• [TRY IT]: Please restate, word for word, the lines below that begin at the one with "off += (v.n_out[e] >> 5) + 3;" and end at the one with "const uint32_t m1". Leave out all other lines.

::: STORED DATA

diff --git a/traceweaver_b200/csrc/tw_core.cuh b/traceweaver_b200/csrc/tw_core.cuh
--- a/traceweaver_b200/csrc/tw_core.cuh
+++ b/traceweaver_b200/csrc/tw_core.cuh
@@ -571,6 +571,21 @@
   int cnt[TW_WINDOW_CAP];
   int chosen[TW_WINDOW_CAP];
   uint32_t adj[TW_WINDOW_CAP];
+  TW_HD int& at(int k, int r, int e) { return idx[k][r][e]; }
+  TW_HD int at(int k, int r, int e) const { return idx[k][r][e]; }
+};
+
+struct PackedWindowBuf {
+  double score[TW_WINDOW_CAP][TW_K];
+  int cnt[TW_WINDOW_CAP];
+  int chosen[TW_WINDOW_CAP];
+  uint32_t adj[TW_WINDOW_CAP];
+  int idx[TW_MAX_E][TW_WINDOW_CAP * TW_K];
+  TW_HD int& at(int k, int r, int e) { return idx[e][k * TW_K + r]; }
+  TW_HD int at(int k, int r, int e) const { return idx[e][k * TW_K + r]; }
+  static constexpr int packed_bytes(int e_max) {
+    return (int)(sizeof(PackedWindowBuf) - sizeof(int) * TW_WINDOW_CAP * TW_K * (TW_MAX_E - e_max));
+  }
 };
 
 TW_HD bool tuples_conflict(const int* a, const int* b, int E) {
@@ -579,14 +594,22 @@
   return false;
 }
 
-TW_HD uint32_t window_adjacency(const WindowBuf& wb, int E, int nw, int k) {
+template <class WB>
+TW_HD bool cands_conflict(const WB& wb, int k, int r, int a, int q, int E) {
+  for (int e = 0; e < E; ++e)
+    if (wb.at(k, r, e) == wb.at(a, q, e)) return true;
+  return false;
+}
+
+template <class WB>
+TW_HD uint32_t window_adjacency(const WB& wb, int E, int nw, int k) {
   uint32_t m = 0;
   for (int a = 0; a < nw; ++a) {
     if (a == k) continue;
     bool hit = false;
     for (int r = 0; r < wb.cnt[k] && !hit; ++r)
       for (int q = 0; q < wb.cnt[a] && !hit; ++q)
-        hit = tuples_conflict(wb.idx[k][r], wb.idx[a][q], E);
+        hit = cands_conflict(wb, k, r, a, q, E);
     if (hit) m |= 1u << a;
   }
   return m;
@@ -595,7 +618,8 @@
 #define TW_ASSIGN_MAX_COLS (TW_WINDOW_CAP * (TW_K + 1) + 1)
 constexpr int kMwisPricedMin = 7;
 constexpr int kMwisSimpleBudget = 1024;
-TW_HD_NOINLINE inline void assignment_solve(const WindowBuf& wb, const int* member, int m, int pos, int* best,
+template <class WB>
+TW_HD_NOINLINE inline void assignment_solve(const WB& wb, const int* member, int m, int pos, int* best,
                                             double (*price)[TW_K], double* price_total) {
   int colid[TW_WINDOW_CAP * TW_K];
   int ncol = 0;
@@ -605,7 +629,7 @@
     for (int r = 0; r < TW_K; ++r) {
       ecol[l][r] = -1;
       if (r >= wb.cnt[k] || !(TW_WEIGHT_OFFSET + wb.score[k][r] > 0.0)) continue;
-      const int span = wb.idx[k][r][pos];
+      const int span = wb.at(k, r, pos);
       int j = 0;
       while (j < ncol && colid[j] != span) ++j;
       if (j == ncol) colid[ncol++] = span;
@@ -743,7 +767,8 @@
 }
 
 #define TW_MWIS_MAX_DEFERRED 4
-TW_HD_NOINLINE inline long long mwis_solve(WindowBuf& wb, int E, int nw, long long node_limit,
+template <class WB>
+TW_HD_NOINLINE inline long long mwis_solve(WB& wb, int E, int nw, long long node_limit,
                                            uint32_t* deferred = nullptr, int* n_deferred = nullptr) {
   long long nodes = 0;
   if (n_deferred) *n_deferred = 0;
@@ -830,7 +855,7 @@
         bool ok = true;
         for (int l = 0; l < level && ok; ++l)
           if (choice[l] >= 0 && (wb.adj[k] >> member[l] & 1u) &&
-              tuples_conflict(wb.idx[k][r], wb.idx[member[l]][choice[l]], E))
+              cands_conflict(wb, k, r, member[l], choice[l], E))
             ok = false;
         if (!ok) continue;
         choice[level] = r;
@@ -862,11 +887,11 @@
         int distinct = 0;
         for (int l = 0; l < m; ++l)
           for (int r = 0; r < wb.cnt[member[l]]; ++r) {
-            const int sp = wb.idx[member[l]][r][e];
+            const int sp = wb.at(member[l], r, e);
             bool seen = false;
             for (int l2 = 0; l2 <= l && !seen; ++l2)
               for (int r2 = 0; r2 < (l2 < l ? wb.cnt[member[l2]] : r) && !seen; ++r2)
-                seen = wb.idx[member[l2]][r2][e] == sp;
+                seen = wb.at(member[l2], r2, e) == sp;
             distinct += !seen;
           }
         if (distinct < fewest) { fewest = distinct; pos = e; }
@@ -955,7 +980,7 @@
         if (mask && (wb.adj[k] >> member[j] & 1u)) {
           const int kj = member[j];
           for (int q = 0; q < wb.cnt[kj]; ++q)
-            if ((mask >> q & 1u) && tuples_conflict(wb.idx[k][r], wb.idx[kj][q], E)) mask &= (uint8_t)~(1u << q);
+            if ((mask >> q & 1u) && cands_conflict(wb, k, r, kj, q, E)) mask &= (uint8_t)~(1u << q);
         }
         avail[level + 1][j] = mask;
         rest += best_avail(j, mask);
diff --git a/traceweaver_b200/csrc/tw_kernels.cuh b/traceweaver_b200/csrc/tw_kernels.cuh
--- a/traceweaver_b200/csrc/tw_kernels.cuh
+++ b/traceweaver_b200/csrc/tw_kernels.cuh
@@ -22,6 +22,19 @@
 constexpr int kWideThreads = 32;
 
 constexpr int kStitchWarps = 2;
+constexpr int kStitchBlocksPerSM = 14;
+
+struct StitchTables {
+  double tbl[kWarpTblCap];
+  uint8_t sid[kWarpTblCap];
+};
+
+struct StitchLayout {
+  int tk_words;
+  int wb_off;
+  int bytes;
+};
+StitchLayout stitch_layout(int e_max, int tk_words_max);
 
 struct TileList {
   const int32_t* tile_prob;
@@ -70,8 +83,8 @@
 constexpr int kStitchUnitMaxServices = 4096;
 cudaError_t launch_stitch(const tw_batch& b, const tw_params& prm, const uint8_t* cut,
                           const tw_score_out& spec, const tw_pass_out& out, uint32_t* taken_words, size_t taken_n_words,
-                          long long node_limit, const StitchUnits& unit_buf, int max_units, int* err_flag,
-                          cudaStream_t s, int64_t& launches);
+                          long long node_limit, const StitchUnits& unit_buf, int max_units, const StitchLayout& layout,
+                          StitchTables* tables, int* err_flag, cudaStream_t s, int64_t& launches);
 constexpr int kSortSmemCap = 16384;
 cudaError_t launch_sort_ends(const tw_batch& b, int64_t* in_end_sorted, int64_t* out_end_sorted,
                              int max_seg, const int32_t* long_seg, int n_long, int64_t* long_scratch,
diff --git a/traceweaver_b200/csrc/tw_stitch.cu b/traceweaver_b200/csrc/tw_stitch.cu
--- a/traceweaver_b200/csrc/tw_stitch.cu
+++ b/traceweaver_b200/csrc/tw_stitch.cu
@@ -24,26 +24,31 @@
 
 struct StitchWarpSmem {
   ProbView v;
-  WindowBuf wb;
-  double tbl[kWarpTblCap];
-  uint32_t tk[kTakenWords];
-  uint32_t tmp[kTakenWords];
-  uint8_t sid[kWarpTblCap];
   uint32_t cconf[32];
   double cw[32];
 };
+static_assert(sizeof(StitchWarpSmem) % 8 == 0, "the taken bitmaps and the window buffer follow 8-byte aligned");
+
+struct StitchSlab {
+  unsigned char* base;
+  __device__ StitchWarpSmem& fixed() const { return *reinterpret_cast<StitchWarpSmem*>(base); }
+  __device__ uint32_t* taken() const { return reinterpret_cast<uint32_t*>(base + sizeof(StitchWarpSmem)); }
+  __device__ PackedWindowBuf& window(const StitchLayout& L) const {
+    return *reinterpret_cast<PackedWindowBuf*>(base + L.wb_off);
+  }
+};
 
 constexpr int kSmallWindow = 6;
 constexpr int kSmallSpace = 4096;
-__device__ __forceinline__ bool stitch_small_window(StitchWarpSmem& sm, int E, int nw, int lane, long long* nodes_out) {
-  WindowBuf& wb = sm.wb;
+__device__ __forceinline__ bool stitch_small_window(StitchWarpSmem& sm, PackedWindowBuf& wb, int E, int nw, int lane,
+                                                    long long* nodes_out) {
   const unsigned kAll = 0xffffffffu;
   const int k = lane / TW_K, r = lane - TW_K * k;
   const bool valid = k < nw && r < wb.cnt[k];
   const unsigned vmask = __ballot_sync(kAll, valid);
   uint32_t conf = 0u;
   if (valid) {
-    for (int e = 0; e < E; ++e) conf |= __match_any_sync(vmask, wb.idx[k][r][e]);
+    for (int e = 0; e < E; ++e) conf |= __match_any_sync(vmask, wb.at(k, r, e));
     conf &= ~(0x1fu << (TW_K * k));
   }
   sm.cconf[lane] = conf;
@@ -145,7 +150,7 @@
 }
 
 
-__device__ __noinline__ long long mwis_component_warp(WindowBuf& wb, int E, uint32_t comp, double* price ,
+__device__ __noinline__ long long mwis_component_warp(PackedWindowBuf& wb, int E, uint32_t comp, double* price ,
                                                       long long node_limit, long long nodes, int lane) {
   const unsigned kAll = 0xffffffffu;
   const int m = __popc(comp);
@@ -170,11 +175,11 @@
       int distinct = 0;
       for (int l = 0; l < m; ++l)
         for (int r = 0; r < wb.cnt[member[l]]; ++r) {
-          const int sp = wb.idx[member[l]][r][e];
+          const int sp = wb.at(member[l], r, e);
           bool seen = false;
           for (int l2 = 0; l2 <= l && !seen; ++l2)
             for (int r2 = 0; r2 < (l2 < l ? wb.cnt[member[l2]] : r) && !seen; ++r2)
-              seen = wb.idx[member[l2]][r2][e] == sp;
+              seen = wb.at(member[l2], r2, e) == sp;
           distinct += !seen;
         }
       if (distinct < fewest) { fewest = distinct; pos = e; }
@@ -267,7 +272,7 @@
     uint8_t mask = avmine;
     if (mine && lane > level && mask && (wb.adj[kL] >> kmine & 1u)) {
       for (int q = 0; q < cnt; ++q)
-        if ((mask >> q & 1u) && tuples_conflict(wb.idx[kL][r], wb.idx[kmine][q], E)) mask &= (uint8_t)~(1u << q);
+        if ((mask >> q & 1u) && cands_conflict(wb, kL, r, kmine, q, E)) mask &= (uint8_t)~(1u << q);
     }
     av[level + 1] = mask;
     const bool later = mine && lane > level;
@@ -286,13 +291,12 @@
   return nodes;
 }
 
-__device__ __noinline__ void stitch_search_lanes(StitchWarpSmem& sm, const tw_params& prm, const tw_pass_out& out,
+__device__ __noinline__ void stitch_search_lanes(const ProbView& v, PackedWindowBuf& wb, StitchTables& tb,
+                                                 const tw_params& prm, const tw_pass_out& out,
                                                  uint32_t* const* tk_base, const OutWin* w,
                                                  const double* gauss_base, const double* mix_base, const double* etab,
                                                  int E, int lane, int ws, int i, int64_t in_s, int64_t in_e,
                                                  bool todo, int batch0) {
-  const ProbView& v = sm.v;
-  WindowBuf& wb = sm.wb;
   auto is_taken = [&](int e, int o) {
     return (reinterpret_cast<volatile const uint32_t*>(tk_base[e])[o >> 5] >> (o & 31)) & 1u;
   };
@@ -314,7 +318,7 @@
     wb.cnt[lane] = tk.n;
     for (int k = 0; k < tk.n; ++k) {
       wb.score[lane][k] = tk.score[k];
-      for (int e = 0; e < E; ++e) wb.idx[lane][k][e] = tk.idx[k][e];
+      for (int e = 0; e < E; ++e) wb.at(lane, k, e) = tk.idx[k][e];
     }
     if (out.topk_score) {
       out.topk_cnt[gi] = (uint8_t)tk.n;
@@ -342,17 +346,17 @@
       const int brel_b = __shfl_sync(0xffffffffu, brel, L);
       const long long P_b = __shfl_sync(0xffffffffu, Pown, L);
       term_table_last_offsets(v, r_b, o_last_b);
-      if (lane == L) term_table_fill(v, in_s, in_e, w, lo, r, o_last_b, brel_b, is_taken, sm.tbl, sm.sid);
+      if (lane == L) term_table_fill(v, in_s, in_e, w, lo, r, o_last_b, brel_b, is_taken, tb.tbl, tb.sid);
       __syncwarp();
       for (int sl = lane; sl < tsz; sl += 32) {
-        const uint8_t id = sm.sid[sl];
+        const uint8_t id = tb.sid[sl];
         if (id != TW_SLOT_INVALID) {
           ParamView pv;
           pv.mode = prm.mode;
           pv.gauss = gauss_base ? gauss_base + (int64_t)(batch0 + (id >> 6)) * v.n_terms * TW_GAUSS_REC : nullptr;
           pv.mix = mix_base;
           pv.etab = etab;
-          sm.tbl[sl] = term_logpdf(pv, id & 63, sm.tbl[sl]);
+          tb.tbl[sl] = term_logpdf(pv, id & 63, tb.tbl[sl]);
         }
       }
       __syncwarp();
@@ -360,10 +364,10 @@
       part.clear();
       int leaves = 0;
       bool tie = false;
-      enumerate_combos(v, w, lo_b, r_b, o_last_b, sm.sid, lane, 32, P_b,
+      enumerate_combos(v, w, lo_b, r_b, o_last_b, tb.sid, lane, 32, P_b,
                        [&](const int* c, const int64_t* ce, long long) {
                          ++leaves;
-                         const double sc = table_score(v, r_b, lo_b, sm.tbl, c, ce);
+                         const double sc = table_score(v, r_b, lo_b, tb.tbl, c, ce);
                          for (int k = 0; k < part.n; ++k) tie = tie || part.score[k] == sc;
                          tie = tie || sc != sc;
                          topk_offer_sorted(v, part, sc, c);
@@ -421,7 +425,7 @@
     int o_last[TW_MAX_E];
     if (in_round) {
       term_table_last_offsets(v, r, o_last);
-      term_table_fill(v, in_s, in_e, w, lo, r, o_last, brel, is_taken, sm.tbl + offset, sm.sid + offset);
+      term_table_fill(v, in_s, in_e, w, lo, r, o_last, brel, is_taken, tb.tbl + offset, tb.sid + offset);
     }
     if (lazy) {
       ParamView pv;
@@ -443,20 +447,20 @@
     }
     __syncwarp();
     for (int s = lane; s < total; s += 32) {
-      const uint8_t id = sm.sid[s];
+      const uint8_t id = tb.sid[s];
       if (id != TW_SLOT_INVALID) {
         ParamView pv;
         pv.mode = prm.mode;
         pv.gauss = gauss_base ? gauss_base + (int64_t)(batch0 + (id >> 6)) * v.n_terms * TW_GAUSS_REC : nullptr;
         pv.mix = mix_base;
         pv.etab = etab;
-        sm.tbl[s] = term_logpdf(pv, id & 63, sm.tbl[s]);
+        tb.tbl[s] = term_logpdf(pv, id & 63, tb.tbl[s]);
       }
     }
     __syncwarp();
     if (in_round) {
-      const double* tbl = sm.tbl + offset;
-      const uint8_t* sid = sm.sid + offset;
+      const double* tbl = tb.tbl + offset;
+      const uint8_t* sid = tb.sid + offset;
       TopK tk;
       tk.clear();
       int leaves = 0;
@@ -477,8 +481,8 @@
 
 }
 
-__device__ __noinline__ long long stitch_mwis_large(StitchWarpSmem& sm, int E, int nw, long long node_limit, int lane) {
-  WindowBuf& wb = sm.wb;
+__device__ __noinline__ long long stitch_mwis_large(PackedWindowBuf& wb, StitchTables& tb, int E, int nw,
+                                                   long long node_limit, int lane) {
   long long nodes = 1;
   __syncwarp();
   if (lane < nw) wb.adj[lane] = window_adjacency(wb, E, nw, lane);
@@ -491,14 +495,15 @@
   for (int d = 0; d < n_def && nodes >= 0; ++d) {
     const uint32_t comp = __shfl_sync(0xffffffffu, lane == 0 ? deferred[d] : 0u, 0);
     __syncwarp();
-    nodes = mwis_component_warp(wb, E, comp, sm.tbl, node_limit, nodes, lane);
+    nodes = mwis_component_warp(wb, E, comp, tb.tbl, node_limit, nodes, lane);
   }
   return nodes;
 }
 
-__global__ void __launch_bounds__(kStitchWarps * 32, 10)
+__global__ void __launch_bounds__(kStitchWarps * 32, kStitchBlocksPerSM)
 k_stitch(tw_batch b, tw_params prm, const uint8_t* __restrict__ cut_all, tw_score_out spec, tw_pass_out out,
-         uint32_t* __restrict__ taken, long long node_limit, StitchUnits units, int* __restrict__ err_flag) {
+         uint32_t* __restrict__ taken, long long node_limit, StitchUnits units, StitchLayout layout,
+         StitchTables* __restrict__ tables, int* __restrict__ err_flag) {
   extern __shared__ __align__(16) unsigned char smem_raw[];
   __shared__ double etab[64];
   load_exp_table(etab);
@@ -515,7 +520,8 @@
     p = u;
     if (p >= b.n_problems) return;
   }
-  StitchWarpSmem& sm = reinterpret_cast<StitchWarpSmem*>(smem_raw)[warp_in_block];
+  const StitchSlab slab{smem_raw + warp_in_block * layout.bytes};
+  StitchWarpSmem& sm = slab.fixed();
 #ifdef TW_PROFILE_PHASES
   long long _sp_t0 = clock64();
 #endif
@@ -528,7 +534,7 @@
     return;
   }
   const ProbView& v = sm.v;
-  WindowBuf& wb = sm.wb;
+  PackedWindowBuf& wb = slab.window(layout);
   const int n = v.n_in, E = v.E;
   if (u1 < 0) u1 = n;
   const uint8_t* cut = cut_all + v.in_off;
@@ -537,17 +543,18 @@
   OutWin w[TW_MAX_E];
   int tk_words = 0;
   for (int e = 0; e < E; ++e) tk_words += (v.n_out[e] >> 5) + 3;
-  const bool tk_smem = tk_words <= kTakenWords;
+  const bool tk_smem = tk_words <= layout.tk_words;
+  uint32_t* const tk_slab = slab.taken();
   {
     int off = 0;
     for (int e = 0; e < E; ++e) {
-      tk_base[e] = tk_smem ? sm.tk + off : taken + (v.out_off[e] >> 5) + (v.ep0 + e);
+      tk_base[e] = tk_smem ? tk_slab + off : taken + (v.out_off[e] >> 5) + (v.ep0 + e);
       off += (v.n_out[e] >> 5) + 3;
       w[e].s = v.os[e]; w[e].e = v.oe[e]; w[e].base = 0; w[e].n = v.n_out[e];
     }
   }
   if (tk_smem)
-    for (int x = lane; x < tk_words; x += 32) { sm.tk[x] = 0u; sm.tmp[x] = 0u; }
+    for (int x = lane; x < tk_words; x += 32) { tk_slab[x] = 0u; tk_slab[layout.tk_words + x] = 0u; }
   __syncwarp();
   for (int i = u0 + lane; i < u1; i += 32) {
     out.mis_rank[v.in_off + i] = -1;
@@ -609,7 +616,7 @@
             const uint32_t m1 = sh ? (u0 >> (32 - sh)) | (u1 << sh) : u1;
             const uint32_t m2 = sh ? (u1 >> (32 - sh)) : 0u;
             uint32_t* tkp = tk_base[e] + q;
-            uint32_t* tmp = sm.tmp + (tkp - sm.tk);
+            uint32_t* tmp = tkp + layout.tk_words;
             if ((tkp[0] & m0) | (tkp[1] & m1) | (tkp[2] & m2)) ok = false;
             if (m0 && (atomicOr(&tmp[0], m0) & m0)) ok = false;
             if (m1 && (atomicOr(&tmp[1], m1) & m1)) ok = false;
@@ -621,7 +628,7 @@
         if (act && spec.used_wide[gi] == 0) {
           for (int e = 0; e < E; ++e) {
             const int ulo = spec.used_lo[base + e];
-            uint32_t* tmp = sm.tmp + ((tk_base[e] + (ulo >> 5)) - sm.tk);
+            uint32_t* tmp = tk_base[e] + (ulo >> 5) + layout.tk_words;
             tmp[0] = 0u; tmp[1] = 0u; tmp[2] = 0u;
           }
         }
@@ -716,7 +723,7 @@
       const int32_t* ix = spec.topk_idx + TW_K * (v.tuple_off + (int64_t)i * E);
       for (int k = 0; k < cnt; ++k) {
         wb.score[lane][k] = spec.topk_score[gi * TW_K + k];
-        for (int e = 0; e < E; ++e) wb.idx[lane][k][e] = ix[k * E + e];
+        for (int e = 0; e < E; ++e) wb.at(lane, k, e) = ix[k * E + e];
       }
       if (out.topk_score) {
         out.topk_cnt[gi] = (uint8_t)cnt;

::::::

• [EXERCISE SOLUTION]:
       off += (v.n_out[e] >> 5) + 3;
       w[e].s = v.os[e]; w[e].e = v.oe[e]; w[e].base = 0; w[e].n = v.n_out[e];
     }
   }
   if (tk_smem)
-    for (int x = lane; x < tk_words; x += 32) { sm.tk[x] = 0u; sm.tmp[x] = 0u; }
+    for (int x = lane; x < tk_words; x += 32) { tk_slab[x] = 0u; tk_slab[layout.tk_words + x] = 0u; }
   __syncwarp();
   for (int i = u0 + lane; i < u1; i += 32) {
     out.mis_rank[v.in_off + i] = -1;
@@ -609,7 +616,7 @@
             const uint32_t m1 = sh ? (u0 >> (32 - sh)) | (u1 << sh) : u1;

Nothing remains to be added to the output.